■ ACTIVITY: Find every line containing the word "base" in the records below; report only how many there are.

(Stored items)
▼▼▼
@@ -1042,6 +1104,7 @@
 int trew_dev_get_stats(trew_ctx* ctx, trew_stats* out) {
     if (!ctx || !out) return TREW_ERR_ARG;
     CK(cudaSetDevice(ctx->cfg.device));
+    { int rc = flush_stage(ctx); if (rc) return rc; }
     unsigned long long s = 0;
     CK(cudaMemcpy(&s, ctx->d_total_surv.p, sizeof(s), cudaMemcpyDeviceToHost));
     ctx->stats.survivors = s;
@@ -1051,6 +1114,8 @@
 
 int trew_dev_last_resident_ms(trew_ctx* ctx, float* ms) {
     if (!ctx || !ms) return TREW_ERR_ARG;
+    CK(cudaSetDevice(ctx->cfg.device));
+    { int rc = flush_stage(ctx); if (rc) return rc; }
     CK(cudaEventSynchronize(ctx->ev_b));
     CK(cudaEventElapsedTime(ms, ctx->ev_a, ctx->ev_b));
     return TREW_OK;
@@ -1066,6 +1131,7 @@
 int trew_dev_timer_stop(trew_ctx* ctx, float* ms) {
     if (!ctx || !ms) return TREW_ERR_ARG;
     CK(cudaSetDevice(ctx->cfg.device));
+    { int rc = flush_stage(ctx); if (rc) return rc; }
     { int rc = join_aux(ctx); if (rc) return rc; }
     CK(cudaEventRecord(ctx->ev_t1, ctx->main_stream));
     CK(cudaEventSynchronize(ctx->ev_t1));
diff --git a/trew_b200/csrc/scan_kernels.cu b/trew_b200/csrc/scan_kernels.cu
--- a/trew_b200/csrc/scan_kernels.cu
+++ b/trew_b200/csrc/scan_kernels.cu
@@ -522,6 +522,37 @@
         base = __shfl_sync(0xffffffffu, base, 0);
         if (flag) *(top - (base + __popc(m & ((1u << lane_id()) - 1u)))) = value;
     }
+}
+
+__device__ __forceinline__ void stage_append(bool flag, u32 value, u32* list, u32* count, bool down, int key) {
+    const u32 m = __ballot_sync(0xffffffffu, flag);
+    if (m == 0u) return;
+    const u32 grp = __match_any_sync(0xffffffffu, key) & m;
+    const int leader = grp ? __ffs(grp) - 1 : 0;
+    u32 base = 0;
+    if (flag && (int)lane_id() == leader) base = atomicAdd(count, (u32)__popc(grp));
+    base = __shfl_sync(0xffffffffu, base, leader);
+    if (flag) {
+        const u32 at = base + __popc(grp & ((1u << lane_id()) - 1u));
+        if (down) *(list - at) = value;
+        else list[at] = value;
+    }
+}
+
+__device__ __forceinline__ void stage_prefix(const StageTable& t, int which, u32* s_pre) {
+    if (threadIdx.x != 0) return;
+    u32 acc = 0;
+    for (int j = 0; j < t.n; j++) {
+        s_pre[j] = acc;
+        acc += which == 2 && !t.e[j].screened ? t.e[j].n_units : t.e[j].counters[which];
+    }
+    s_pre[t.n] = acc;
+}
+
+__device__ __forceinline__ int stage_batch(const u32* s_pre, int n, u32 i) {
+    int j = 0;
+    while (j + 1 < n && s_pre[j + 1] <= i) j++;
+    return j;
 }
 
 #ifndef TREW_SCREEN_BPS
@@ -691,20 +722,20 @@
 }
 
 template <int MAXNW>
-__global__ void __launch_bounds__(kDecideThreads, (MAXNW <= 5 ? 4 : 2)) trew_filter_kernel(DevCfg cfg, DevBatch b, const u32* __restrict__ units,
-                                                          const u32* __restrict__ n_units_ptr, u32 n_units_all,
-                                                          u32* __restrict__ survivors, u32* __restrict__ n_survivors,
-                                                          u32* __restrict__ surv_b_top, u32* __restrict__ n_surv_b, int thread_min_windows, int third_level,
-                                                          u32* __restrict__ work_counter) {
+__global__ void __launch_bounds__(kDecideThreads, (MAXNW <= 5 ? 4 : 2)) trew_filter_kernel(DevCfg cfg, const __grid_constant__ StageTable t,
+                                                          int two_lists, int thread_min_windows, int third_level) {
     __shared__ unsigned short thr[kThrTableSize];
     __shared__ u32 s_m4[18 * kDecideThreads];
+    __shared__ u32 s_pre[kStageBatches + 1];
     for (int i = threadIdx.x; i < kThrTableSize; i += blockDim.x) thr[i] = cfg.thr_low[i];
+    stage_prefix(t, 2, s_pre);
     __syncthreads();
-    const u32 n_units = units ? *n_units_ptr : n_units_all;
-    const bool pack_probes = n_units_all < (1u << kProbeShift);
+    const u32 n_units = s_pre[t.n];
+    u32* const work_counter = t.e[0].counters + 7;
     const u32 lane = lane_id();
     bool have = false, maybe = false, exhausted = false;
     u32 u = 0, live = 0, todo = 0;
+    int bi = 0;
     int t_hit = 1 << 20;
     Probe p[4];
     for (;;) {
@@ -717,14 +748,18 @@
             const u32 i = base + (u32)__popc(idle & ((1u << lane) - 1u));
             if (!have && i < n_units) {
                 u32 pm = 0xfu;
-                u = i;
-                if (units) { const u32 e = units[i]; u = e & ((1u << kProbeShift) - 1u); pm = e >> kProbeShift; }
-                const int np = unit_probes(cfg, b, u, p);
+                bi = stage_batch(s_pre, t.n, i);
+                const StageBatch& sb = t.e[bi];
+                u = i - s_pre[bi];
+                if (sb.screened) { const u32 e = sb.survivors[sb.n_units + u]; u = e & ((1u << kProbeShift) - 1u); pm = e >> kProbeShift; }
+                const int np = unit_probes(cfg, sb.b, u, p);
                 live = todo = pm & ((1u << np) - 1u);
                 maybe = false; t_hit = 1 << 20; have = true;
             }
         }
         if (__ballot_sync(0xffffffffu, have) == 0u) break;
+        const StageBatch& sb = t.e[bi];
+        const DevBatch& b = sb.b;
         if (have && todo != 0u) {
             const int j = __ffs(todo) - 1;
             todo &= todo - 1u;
▲▲▲
■ REPLY TO THE TASK: 7